Retype the material so that each line matches the original exactly.

▬▬▬▬▬▬

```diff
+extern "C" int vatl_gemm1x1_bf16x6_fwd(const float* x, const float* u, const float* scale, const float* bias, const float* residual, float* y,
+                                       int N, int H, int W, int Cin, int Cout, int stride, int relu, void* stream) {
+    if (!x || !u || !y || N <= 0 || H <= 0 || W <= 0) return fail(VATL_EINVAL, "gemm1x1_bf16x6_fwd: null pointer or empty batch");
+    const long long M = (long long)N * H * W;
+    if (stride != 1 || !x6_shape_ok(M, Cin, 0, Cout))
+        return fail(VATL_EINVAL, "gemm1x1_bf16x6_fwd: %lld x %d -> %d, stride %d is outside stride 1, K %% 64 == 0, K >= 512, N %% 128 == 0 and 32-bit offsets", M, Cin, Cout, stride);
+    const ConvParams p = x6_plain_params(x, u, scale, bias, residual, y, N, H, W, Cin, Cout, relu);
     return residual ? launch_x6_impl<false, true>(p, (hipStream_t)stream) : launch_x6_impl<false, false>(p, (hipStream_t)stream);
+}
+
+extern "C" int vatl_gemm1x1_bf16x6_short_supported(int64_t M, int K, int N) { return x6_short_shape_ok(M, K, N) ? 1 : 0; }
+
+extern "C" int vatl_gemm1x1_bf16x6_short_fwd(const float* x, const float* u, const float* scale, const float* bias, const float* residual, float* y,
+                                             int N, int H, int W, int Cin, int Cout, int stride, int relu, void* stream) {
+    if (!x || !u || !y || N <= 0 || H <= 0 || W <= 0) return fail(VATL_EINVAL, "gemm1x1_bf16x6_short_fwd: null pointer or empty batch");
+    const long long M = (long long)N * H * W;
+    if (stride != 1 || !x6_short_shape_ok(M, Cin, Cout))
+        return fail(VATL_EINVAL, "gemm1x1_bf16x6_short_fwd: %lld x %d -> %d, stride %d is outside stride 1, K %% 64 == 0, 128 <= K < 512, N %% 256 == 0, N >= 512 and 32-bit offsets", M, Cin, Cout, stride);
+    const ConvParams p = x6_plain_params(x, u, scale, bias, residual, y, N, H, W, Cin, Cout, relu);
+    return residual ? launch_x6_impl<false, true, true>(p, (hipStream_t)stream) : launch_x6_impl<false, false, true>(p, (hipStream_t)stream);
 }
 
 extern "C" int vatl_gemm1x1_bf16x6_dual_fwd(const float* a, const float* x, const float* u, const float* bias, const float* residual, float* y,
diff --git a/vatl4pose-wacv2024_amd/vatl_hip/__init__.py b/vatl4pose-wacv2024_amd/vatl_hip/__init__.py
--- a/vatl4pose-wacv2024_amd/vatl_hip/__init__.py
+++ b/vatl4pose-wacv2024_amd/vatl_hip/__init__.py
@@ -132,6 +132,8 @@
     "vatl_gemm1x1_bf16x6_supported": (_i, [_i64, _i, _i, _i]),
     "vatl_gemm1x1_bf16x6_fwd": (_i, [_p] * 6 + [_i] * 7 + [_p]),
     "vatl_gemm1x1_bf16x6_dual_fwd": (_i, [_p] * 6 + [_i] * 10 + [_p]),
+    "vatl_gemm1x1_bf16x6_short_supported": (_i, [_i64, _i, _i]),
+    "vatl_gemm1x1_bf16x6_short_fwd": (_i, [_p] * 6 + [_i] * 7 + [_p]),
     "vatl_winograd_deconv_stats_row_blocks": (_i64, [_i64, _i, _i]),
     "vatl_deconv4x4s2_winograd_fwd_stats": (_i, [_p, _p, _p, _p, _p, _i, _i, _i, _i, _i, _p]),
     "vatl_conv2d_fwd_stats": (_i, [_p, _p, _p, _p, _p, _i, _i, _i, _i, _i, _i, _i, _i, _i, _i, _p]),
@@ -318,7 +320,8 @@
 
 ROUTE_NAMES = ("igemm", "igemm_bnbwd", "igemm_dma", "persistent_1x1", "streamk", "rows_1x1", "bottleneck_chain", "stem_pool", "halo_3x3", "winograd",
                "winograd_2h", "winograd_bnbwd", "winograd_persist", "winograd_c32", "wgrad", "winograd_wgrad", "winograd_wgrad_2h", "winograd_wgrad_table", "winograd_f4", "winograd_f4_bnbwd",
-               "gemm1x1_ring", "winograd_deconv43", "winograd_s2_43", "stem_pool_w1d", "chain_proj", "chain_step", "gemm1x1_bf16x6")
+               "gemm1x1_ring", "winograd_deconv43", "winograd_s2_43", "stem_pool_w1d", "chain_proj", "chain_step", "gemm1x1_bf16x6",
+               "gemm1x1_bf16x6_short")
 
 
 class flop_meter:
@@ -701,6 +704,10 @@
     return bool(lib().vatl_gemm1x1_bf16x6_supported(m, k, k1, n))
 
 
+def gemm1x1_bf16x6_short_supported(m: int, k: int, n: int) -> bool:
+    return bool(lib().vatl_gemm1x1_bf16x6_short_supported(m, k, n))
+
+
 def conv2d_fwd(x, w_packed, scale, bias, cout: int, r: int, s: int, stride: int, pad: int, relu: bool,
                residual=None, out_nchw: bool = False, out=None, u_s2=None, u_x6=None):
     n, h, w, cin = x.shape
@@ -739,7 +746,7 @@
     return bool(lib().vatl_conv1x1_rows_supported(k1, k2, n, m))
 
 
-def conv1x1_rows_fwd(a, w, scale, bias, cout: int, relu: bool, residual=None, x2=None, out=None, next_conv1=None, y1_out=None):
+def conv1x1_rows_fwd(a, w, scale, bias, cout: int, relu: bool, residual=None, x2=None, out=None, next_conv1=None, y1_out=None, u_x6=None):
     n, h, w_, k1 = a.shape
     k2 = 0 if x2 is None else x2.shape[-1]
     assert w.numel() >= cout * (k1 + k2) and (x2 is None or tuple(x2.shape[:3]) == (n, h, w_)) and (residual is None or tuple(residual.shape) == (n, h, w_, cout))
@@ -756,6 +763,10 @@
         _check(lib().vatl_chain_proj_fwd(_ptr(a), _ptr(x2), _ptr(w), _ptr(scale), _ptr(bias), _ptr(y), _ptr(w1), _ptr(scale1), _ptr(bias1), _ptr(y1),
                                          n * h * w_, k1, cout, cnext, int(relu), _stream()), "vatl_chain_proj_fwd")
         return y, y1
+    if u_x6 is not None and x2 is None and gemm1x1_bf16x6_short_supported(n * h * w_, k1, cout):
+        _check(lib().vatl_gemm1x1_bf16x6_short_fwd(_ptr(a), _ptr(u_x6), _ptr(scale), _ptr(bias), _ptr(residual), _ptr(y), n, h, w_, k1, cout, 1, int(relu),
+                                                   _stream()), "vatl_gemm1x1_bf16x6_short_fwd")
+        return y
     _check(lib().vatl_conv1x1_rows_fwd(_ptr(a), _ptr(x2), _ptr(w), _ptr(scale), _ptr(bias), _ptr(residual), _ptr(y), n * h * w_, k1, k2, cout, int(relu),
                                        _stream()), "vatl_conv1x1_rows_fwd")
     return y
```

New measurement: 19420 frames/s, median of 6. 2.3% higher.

▬▬▬▬▬▬

YOUR SOLUTION:
```diff
+extern "C" int vatl_gemm1x1_bf16x6_fwd(const float* x, const float* u, const float* scale, const float* bias, const float* residual, float* y,
+                                       int N, int H, int W, int Cin, int Cout, int stride, int relu, void* stream) {
+    if (!x || !u || !y || N <= 0 || H <= 0 || W <= 0) return fail(VATL_EINVAL, "gemm1x1_bf16x6_fwd: null pointer or empty batch");
+    const long long M = (long long)N * H * W;
+    if (stride != 1 || !x6_shape_ok(M, Cin, 0, Cout))
+        return fail(VATL_EINVAL, "gemm1x1_bf16x6_fwd: %lld x %d -> %d, stride %d is outside stride 1, K %% 64 == 0, K >= 512, N %% 128 == 0 and 32-bit offsets", M, Cin, Cout, stride);
+    const ConvParams p = x6_plain_params(x, u, scale, bias, residual, y, N, H, W, Cin, Cout, relu);
     return residual ? launch_x6_impl<false, true>(p, (hipStream_t)stream) : launch_x6_impl<false, false>(p, (hipStream_t)stream);
+}
+
+extern "C" int vatl_gemm1x1_bf16x6_short_supported(int64_t M, int K, int N) { return x6_short_shape_ok(M, K, N) ? 1 : 0; }
+
+extern "C" int vatl_gemm1x1_bf16x6_short_fwd(const float* x, const float* u, const float* scale, const float* bias, const float* residual, float* y,
+                                             int N, int H, int W, int Cin, int Cout, int stride, int relu, void* stream) {
+    if (!x || !u || !y || N <= 0 || H <= 0 || W <= 0) return fail(VATL_EINVAL, "gemm1x1_bf16x6_short_fwd: null pointer or empty batch");
+    const long long M = (long long)N * H * W;
+    if (stride != 1 || !x6_short_shape_ok(M, Cin, Cout))
+        return fail(VATL_EINVAL, "gemm1x1_bf16x6_short_fwd: %lld x %d -> %d, stride %d is outside stride 1, K %% 64 == 0, 128 <= K < 512, N %% 256 == 0, N >= 512 and 32-bit offsets", M, Cin, Cout, stride);
+    const ConvParams p = x6_plain_params(x, u, scale, bias, residual, y, N, H, W, Cin, Cout, relu);
+    return residual ? launch_x6_impl<false, true, true>(p, (hipStream_t)stream) : launch_x6_impl<false, false, true>(p, (hipStream_t)stream);
 }
 
 extern "C" int vatl_gemm1x1_bf16x6_dual_fwd(const float* a, const float* x, const float* u, const float* bias, const float* residual, float* y,
diff --git a/vatl4pose-wacv2024_amd/vatl_hip/__init__.py b/vatl4pose-wacv2024_amd/vatl_hip/__init__.py
--- a/vatl4pose-wacv2024_amd/vatl_hip/__init__.py
+++ b/vatl4pose-wacv2024_amd/vatl_hip/__init__.py
@@ -132,6 +132,8 @@
     "vatl_gemm1x1_bf16x6_supported": (_i, [_i64, _i, _i, _i]),
     "vatl_gemm1x1_bf16x6_fwd": (_i, [_p] * 6 + [_i] * 7 + [_p]),
     "vatl_gemm1x1_bf16x6_dual_fwd": (_i, [_p] * 6 + [_i] * 10 + [_p]),
+    "vatl_gemm1x1_bf16x6_short_supported": (_i, [_i64, _i, _i]),
+    "vatl_gemm1x1_bf16x6_short_fwd": (_i, [_p] * 6 + [_i] * 7 + [_p]),
     "vatl_winograd_deconv_stats_row_blocks": (_i64, [_i64, _i, _i]),
     "vatl_deconv4x4s2_winograd_fwd_stats": (_i, [_p, _p, _p, _p, _p, _i, _i, _i, _i, _i, _p]),
     "vatl_conv2d_fwd_stats": (_i, [_p, _p, _p, _p, _p, _i, _i, _i, _i, _i, _i, _i, _i, _i, _i, _p]),
@@ -318,7 +320,8 @@
 
 ROUTE_NAMES = ("igemm", "igemm_bnbwd", "igemm_dma", "persistent_1x1", "streamk", "rows_1x1", "bottleneck_chain", "stem_pool", "halo_3x3", "winograd",
                "winograd_2h", "winograd_bnbwd", "winograd_persist", "winograd_c32", "wgrad", "winograd_wgrad", "winograd_wgrad_2h", "winograd_wgrad_table", "winograd_f4", "winograd_f4_bnbwd",
-               "gemm1x1_ring", "winograd_deconv43", "winograd_s2_43", "stem_pool_w1d", "chain_proj", "chain_step", "gemm1x1_bf16x6")
+               "gemm1x1_ring", "winograd_deconv43", "winograd_s2_43", "stem_pool_w1d", "chain_proj", "chain_step", "gemm1x1_bf16x6",
+               "gemm1x1_bf16x6_short")
 
 
 class flop_meter:
@@ -701,6 +704,10 @@
     return bool(lib().vatl_gemm1x1_bf16x6_supported(m, k, k1, n))
 
 
+def gemm1x1_bf16x6_short_supported(m: int, k: int, n: int) -> bool:
+    return bool(lib().vatl_gemm1x1_bf16x6_short_supported(m, k, n))
+
+
 def conv2d_fwd(x, w_packed, scale, bias, cout: int, r: int, s: int, stride: int, pad: int, relu: bool,
                residual=None, out_nchw: bool = False, out=None, u_s2=None, u_x6=None):
     n, h, w, cin = x.shape
@@ -739,7 +746,7 @@
     return bool(lib().vatl_conv1x1_rows_supported(k1, k2, n, m))
 
 
-def conv1x1_rows_fwd(a, w, scale, bias, cout: int, relu: bool, residual=None, x2=None, out=None, next_conv1=None, y1_out=None):
+def conv1x1_rows_fwd(a, w, scale, bias, cout: int, relu: bool, residual=None, x2=None, out=None, next_conv1=None, y1_out=None, u_x6=None):
     n, h, w_, k1 = a.shape
     k2 = 0 if x2 is None else x2.shape[-1]
     assert w.numel() >= cout * (k1 + k2) and (x2 is None or tuple(x2.shape[:3]) == (n, h, w_)) and (residual is None or tuple(residual.shape) == (n, h, w_, cout))
@@ -756,6 +763,10 @@
         _check(lib().vatl_chain_proj_fwd(_ptr(a), _ptr(x2), _ptr(w), _ptr(scale), _ptr(bias), _ptr(y), _ptr(w1), _ptr(scale1), _ptr(bias1), _ptr(y1),
                                          n * h * w_, k1, cout, cnext, int(relu), _stream()), "vatl_chain_proj_fwd")
         return y, y1
+    if u_x6 is not None and x2 is None and gemm1x1_bf16x6_short_supported(n * h * w_, k1, cout):
+        _check(lib().vatl_gemm1x1_bf16x6_short_fwd(_ptr(a), _ptr(u_x6), _ptr(scale), _ptr(bias), _ptr(residual), _ptr(y), n, h, w_, k1, cout, 1, int(relu),
+                                                   _stream()), "vatl_gemm1x1_bf16x6_short_fwd")
+        return y
     _check(lib().vatl_conv1x1_rows_fwd(_ptr(a), _ptr(x2), _ptr(w), _ptr(scale), _ptr(bias), _ptr(residual), _ptr(y), n * h * w_, k1, k2, cout, int(relu),
                                        _stream()), "vatl_conv1x1_rows_fwd")
     return y
```

New measurement: 19420 frames/s, median of 6. 2.3% higher.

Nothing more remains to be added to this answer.